諏訪式姉妹は正座をしたままこちらを向くと「全ての祓いの儀が終わりました」と、告げた。
「これも全て、あなた方のおかげです」「ありがとうございます」と、祓椰と清伽が邪羅威と迦麗に深々と頭を下げた。
「礼はいい。俺は依頼された仕事を完遂したまでだ。蛇餓魅の抹殺。それを妨げる者の駆逐。確かに果たしたぞ」
次に邪羅威は私たちに言った。
「いいか。俺たちのことを他言したら必ず殺しに行く。わかったな」
と、言うと同時に底冷えのする眼光を向けた。
「わかりました」
私と巴は、決して二人の殺し屋について他言しないことを誓った。
「特にあなた。気を付けてね」
迦麗が巴に冗談めかして言う。
「わかってます」
そう答えた巴を迦麗の淡褐色の瞳がしばし見る。
「まあ、せっかく命拾いしたんだしね」と、言って笑うと巴の柔らかい頬を軽くつねった。

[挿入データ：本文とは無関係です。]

@@ -121,6 +154,7 @@
     d.tiles_n = ea_cdiv(e.N, 256);
     d.tile0 = tile0;
     d.beta = e.beta;
+    d.a_sum = e.a_sum;
     tile0 += ea_cdiv(e.M, 256) * d.tiles_n;
     if (c.n == EA_GROUP_CHUNK || i == n - 1) {
       hipLaunchKernelGGL(group_upload, dim3(1), dim3(256), 0, st, c, table, map);
diff --git a/espnet-1_amd/csrc/gemm_kern.h b/espnet-1_amd/csrc/gemm_kern.h
--- a/espnet-1_amd/csrc/gemm_kern.h
+++ b/espnet-1_amd/csrc/gemm_kern.h
@@ -1190,12 +1190,13 @@
 };
 EA_DEV TileOv tile_ov(const GemmP& p) { return TileOv{p.M, p.g.a, p.g.e, p.w1part, p.w1pos}; }
 
-template <bool AK, bool BKM, int MODE = 0, int BT = 256, int NS = 4>
+template <bool AK, bool BKM, int MODE = 0, int BT = 256, int NS = 4, bool ASUM = false>
 EA_DEV void pipe_tile(const GemmP& p, const TileOv& ov, char* smem, const bf16* A, const bf16* B, int m0, int n0, int kbeg,
-                      int kend, f32x4 (&acc)[PipeT<BT, NS>::MI][4]) {
+                      int kend, f32x4 (&acc)[PipeT<BT, NS>::MI][4], f32x4* asum = nullptr) {
   static_assert(MODE == 0 || (MODE == EA_CONV_FWD && AK && BKM) || (MODE == EA_CONV_DGRAD && AK) ||
                 (MODE == EA_CONV_WGRAD && !AK && !BKM), "conv gather layouts");
   static_assert(MODE == 0 || BT == 256, "conv gathers run on 256-wide tiles");
+  static_assert(!ASUM || (MODE == 0 && BT == 256), "A row sums: plain 256-wide tiles");
   using PC = PipeT<BT, NS>;
   constexpr int BK = PC::BK, NSLOT = PC::NSLOT, NW = PC::NW, NTT = PC::NTT, MI = PC::MI;
   constexpr int A_BYTES = PC::A_BYTES, B_BYTES = PC::B_BYTES, SLOT = PC::SLOT;
@@ -1356,6 +1357,19 @@
   lds_barrier();
   if (g1) lds_barrier();
   bf16x8 fa[MI], fb[4];
+  auto a_rowsum = [&]() {
+    if constexpr (ASUM) {
+      const int sj = w & 3;
+      bf16x8 ones;
+#pragma unroll
+      for (int e = 0; e < 8; ++e) ones[e] = (bf16)1.f;
+      auto pick = [](bool c, bf16x8 a, bf16x8 b) { return c ? a : b; };
+      const bf16x8 s0 = pick(sj == 0, fa[0], pick(sj == 1, fa[2], pick(sj == 2, fa[4], fa[6])));
+      const bf16x8 s1 = pick(sj == 0, fa[1], pick(sj == 1, fa[3], pick(sj == 2, fa[5], fa[7])));
+      asum[0] = __builtin_amdgcn_mfma_f32_16x16x32_bf16(s0, ones, asum[0], 0, 0, 0);
+      asum[1] = __builtin_amdgcn_mfma_f32_16x16x32_bf16(s1, ones, asum[1], 0, 0, 0);
+    }
+  };
   for (int sl = 0; sl < nsl; ++sl) {
     __builtin_amdgcn_sched_barrier(0);
     rd_b(sl, fb);
@@ -1379,6 +1393,7 @@
 #pragma unroll
       for (int j = 0; j < 4; ++j)
         acc[i][j] = __builtin_amdgcn_mfma_f32_16x16x32_bf16(fa[i], fb[j], acc[i][j], 0, 0, 0);
+    a_rowsum();
     __builtin_amdgcn_s_setprio(0);
     __builtin_amdgcn_sched_barrier(0);
     lds_barrier();
@@ -1428,6 +1443,7 @@
 #pragma unroll
       for (int j = 0; j < 4; ++j)
         acc[i][j] = __builtin_amdgcn_mfma_f32_16x16x32_bf16(fa[i], fb[j], acc[i][j], 0, 0, 0);
+    a_rowsum();
   }
 
   __syncthreads();
diff --git a/espnet-1_amd/espnet_amd/deferred.py b/espnet-1_amd/espnet_amd/deferred.py
--- a/espnet-1_amd/espnet_amd/deferred.py
+++ b/espnet-1_amd/espnet_amd/deferred.py
@@ -12,6 +12,7 @@
 GRAD_READY = None
 
 DEFER_WGRAD = os.environ.get("EA_DEFER_WGRAD", "1") != "0"
+WGRAD_BIAS = os.environ.get("EA_WGRAD_BIAS", "1") != "0"
 DEFER_BUDGET = int(float(os.environ.get("EA_DEFER_BUDGET_MB", "8192")) * 2 ** 20)
 
 
@@ -28,7 +29,7 @@
         self.pending = 0
         self.side_events = []
 
-    def add(self, dy, x, dw, *, M, N, K, lda, ldb, ldc, beta, post=None) -> bool:
+    def add(self, dy, x, dw, *, M, N, K, lda, ldb, ldc, beta, post=None, db=None, db_beta=None):
         if not (dy.dtype == torch.bfloat16 and x.dtype == torch.bfloat16 and dw.dtype == torch.float32):
             return False
         if (lda % 8 or ldb % 8 or dy.data_ptr() % 16 or x.data_ptr() % 16 or N % 4 or ldc % 4
@@ -38,19 +39,30 @@
             return False
         lo = dw.data_ptr()
         hi = lo + ((M - 1) * ldc + N) * 4
-        if any(lo < it[-1] and it[-2] < hi for it in self.items):
+        spans = [(lo, hi)]
+        if (db is not None and WGRAD_BIAS and db_beta == beta and db.dtype == torch.float32 and db.is_contiguous()
+                and db.numel() == M and db.data_ptr() % 4 == 0):
+            blo = db.data_ptr()
+            bhi = blo + 4 * M
+            if not (blo < hi and lo < bhi) and not REDUCE_Q.claimed(blo, bhi):
+                spans.append((blo, bhi))
+        if any(l_ < s[1] and s[0] < h for it in self.items for s in it[-1] for l_, h in spans):
             self.flush()
         if on_side():
             ev = torch.cuda.Event()
             ev.record()
             self.side_events.append(ev)
-        self.items.append((K, dy, x, dw, M, N, lda, ldb, ldc, beta, lo, hi))
+        fused = db if len(spans) > 1 else None
+        self.items.append((K, dy, x, dw, M, N, lda, ldb, ldc, beta, fused, spans))
         if post is not None:
             self.posts.append(post)
         self.pending += _nbytes(dy) + _nbytes(x)
         if self.pending > DEFER_BUDGET:
             self.flush()
-        return True
+        return "db" if fused is not None else True
+
+    def carries(self, lo, hi) -> bool:
+        return any(lo < s[1] and s[0] < hi for it in self.items for s in it[-1][1:])
 
     def flush(self):
         if not self.items:
@@ -73,8 +85,9 @@
                 t.record_stream(cur)
         arr = (GroupGemm * n)()
         ntiles = 0
-        for i, (K, dy, x, dw, M, N, lda, ldb, ldc, beta, _, _) in enumerate(items):
-            arr[i] = GroupGemm(dy.data_ptr(), x.data_ptr(), dw.data_ptr(), lda, ldb, ldc, M, N, K, beta)
+        for i, (K, dy, x, dw, M, N, lda, ldb, ldc, beta, db, _) in enumerate(items):
+            arr[i] = GroupGemm(dy.data_ptr(), x.data_ptr(), dw.data_ptr(), lda, ldb, ldc, M, N, K, beta,
+                               None if db is None else db.data_ptr())
             ntiles += ((M + 255) // 256) * ((N + 255) // 256)
         nbytes = ctypes.c_long(0)
         lib.ea_gemm_grouped_ws_bytes(n, ntiles, ctypes.addressof(nbytes))
@@ -106,11 +119,16 @@
         if self.pending > DEFER_BUDGET:
             self.flush()
 
+    def claimed(self, lo, hi) -> bool:
+        return any(lo < h and l_ < hi for l_, h in self.spans)
+
     def _claim(self, out, n):
         lo = out.data_ptr()
         hi = lo + 4 * n
-        if any(lo < h and l_ < hi for l_, h in self.spans):
-            self.flush()
+        if self.claimed(lo, hi):
+            self.flush()
+        if WGRAD_Q.carries(lo, hi):
+            WGRAD_Q.flush()
         self.spans.append((lo, hi))
 
     def add_colsum(self, x, rows, n, ld, out, accumulate) -> bool:
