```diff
@@ -215,22 +216,27 @@
     unsigned char* const ob = &obuf[wvi][lane][0];
     uint32_t pos = ((es >> 3) | (es << 3)) & 63u;
     constexpr int CB = 24;
-    uint32_t cx[CB], cy[CB];
+    uint32_t cw_[CB + 3] = {};
+#define VL_DEC(U) (reinterpret_cast<const char*>(grp_dec + (size_t)(((th >> 1) - ((U) >> 1)) < 0 ? 0 : ((th >> 1) - ((U) >> 1))) * 256) + hoff)
+#define VL_LD1(U) cw_[U] = __builtin_nontemporal_load(reinterpret_cast<const uint32_t*>(VL_DEC(U) + (((U) & 1) ? 0 : 4)));
+#define VL_LD2(U) { const u2v q2_ = __builtin_nontemporal_load(reinterpret_cast<const u2v*>(VL_DEC(U))); cw_[U] = q2_.y; cw_[(U) + 1] = q2_.x; }
+    {
+        const int th = T - 1;
+        const uint32_t hoff = lane8 + ((pos & 32u) << 4);
+        VL_LD2(0) VL_LD1(2)
+    }
     for (int th = T - 1; th >= 6; th -= CB) {
-#pragma unroll
-        for (int v = 0; v < CB / 2; v++) {
-            const int pr = (th >> 1) - v;
-            const u4v q4 = __builtin_nontemporal_load(reinterpret_cast<const u4v*>(reinterpret_cast<const char*>(grp_dec + (size_t)(pr < 0 ? 0 : pr) * 256) + lane16));
-            cx[2 * v] = q4.z; cy[2 * v] = q4.w; cx[2 * v + 1] = q4.x; cy[2 * v + 1] = q4.y;
-        }
 #pragma unroll
         for (int ub = 0; ub < CB; ub += 8) {
             if (th - ub >= 6) {
                 uint32_t acc = 0;
 #pragma unroll
                 for (int u = ub; u < ub + 8; u++) {
-                    const uint32_t word = (pos & 32u) ? cy[u] : cx[u];
-                    const uint32_t d = (word >> (pos & 31u)) & 1u;
+                    if (u % 6 == 3) {
+                        const uint32_t hoff = lane8 + ((pos & 32u) << 4);
+                        VL_LD1(u) VL_LD2(u + 1) VL_LD2(u + 3) VL_LD1(u + 5)
+                    }
+                    const uint32_t d = (cw_[u] >> (pos & 31u)) & 1u;
                     const int b = (3 + u) % 6;
                     pos = (pos & ~(1u << b)) | (d << b);
                     acc |= d << (u - ub);
@@ -241,7 +247,11 @@
                 if (crc_lds) ob[k] = (unsigned char)(acc ^ pb);
             }
         }
-    }
+        cw_[0] = cw_[CB]; cw_[1] = cw_[CB + 1]; cw_[2] = cw_[CB + 2];
+    }
+#undef VL_DEC
+#undef VL_LD1
+#undef VL_LD2
 
     uint32_t crc_mask = 0;
     if (live && Dd.n_crc_blocks) {
diff --git a/dab-radio_amd/csrc/viterbi_pk16.h b/dab-radio_amd/csrc/viterbi_pk16.h
--- a/dab-radio_amd/csrc/viterbi_pk16.h
+++ b/dab-radio_amd/csrc/viterbi_pk16.h
@@ -7,6 +7,7 @@
 typedef short s2 __attribute__((ext_vector_type(2)));
 typedef unsigned short us2 __attribute__((ext_vector_type(2)));
 typedef unsigned u4v __attribute__((ext_vector_type(4)));
+typedef unsigned u2v __attribute__((ext_vector_type(2)));
 
 constexpr int VL_TILE = 64;
 constexpr int VL_PRBS = 511;
```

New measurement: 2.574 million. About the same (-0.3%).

これで、あの恐ろしく異常な事態が全て終わったのだと実感した。
同時に、犠牲になった人たちを思うと胸が痛んだ。
蛇餓魅と同化した友里や綾香が発した言葉が頭に残っている。
「そんなに自分だけ助かりたいのか?」
私は死にたくなかった。しかもこんな理不尽な呪いで死ぬなんてまっぴらだった。
でも、他人の命を犠牲にしてまで助かりたいとは思っていなかった。
だが、私が除霊という選択をしなければ、少なくとも伊佐山君と叔父さんは命を落とすことはなかった。叔父さんのお弟子さんたちも。
私が激情に駆られて再び家に行かなければ、祖母も死ぬことはなかった。
でもあのときは綾香の身が心配でいてもたってもいられなかった。
友里のときも、あのときは本物の呪いだと思っていなかったにせよ、彼女の身を案じて自分が思いつく出来得る限りのことをしたつもりだった。
私の考えたこと、したこと、間違っていたんだろうか?
もっと正しいやり方があったんじゃないのか?
私はあまりにも無力だった。
そう考えると、体が震え、涙が溢れ出してきた。
「先生……」
私の方に巴がそっと手を置いた。
「あなたの思っていること、おおよその見当は付きます。でも、先のことなど誰にもわからないのです。そのときに最善と思える手を尽くした、一生懸命だった、友達のために一生懸命だった。それでいいのです」
祓椰の言葉は私の胸にしみた。
それでも亡くなってしまった命のことを思うと、首肯できなかった。
「大切なのは縛られずに生きることだよ。そうじゃなければ誰一人浮かばれない。あなたが間違っていなかったことは、生きていなければ証明できない」
祓椰の横に並んで清伽が言った。
「先生は…… 瀬奈は悪くないよ」
巴が私を名前で呼んだ。
そうだった。この子は私の友人だった。
この子だけでもこうして目の前で生きている。
それは今の私にとって掛け替えのない事実だった。
陽が海の彼方へ傾き、空が紫色に染まる中、町を見降ろせる展望台の片隅で私は泣き続けた。